BEGIN MATERIAL FOR THIS TASK
struct Task {
    uint32_t piece;
    uint16_t kind;
    uint16_t narrow;
    uint64_t qa, ta;
    int16_t m, n;
    int16_t dlo;
    int16_t trim;
};
constexpr uint16_t TASK_REV = 4;
constexpr uint16_t TASK_ONE = 8;
struct TaskOut {
    int32_t score;
    int32_t bi, bj;
    uint32_t runs_off, n_runs;
    uint32_t pad;
};
__device__ __forceinline__ uint32_t end_codes(uint32_t first_run, uint32_t last_run) { return (first_run & 15u) | (last_run & 15u) << 4; }

__global__ void piece_task_count_kernel(const Piece *pieces, size_t n, uint32_t *cnt) {
    size_t i = blockIdx.x * (size_t)blockDim.x + threadIdx.x;
    if (i < n) cnt[i] = pieces[i].n_fp + 1;
}

struct TaskRef { uint32_t pk, fp; };
struct PieceGeom {
    uint64_t qo, to;
    uint32_t ql, tl;
    uint32_t strand;
    uint32_t stub_cand;
};
struct TaskGeom {
    const TaskRef *ref;
    const PieceGeom *pg;
    const FixPt *fps;
};
__device__ __forceinline__ Task build_task(const PieceGeom &p, uint32_t piece, uint32_t kind, FixPt f0, FixPt f1, int ext_max) {
    const int ql = (int)p.ql, tl = (int)p.tl;
    const uint64_t qo = p.qo, to = p.to;
    const uint16_t rev = p.strand ? TASK_REV : 0;
    auto qaddr = [&](int pos) { return p.strand ? qo + (uint64_t)(ql - 1 - pos) : qo + (uint64_t)pos; };
    if (kind == 1) {
        const int qs = (int)f0.q, ts = (int)f0.t;
        const int m = qs < ext_max ? qs : ext_max, n2 = ts < m + BAND_W ? ts : m + BAND_W;
        return Task{piece, (uint16_t)(1u | rev), (uint16_t)(qs <= ext_max ? (qs + 1) << 1 : 0), qaddr(qs - 1),
                    to + (uint64_t)(ts - 1), (int16_t)m, (int16_t)n2, (int16_t)(-(BAND_W / 2 - 1)), 0};
    }
    if (kind == 2) {
        const int qe = (int)f0.q, te = (int)f0.t;
        const int m = ql - qe < ext_max ? ql - qe : ext_max, n2 = tl - te < m + BAND_W ? tl - te : m + BAND_W;
        return Task{piece, (uint16_t)(2u | rev), (uint16_t)(ql - qe <= ext_max ? (ql - qe + 1) << 1 : 0), qaddr(qe),
                    to + (uint64_t)te, (int16_t)m, (int16_t)n2, (int16_t)(-(BAND_W / 2 - 1)), 0};
    }
    const int q0 = (int)f0.q, t0 = (int)f0.t, m = (int)f1.q - q0, n2 = (int)f1.t - t0;
    const int delta = n2 - m, ad = delta < 0 ? -delta : delta;
    const bool lng = m > BLOCK_MAX || n2 > BLOCK_MAX;
    const bool narrow = !lng && ad <= NARROW_DELTA;
    const int lw = ad <= HALF_DELTA ? HALF_W : BAND_W;
    return Task{piece, rev, (uint16_t)(narrow ? 1 : 0), qaddr(q0), to + (uint64_t)t0, (int16_t)m, (int16_t)n2,
                (int16_t)((delta < 0 ? delta : 0) - (narrow ? NARROW_PAD : lng ? (lw - 1 - ad) / 2 : BAND_PAD)), 0};
}
__global__ __launch_bounds__(WG) void task_ref_kernel(const Piece *pieces, const uint32_t *task_off, size_t n, const uint32_t *qlen,
                                                       const uint32_t *tlen, const uint64_t *qoff, const uint64_t *toff,
                                                       const FixPt *fps, int stub_oh, int ext_max, TaskRef *task_ref, PieceGeom *pg) {
    const int lane = threadIdx.x & 63;
    const size_t wave = (blockIdx.x * (size_t)blockDim.x + threadIdx.x) >> 6;
    const size_t n_waves = ((size_t)gridDim.x * blockDim.x) >> 6;
    for (size_t i = wave; i < n; i += n_waves) {
        const Piece p = pieces[i];
        const uint32_t n_tasks = p.n_fp + 1;
        TaskRef *out = task_ref + task_off[i];
        for (uint32_t k = (uint32_t)lane; k < n_tasks; k += 64) {
            const uint32_t kind = k == 0 ? 1u : (k == p.n_fp ? 2u : 0u);
            out[k] = TaskRef{(uint32_t)i | kind << 30, p.fp_off + (k == 0 ? 0u : k - 1)};
        }
        if (lane == 0) {
            const uint32_t ql = qlen[p.q], tl = tlen[p.t];
            uint32_t cand = 0;
            if (stub_oh >= 0) {
                const FixPt a = fps[p.fp_off], b = fps[p.fp_off + p.n_fp - 1];
                const uint32_t dq = (uint32_t)(ext_max + stub_oh), dt = (uint32_t)(ext_max + BAND_W + stub_oh);
                cand = ((a.q > dq && a.t > dt) || (ql - b.q > dq && tl - b.t > dt)) ? 1u : 0u;
            }
            pg[i] = PieceGeom{qoff[p.q], toff[p.t], ql, tl, p.strand, cand};
        }
    }
}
END MATERIAL FOR THIS TASK
## WHAT YOU WILL DO
Show each line in the data where the string "strand" appears.

## ANSWER FOR THIS EXERCISE
    uint32_t strand;
    const uint16_t rev = p.strand ? TASK_REV : 0;
    auto qaddr = [&](int pos) { return p.strand ? qo + (uint64_t)(ql - 1 - pos) : qo + (uint64_t)pos; };
            pg[i] = PieceGeom{qoff[p.q], toff[p.t], ql, tl, p.strand, cand};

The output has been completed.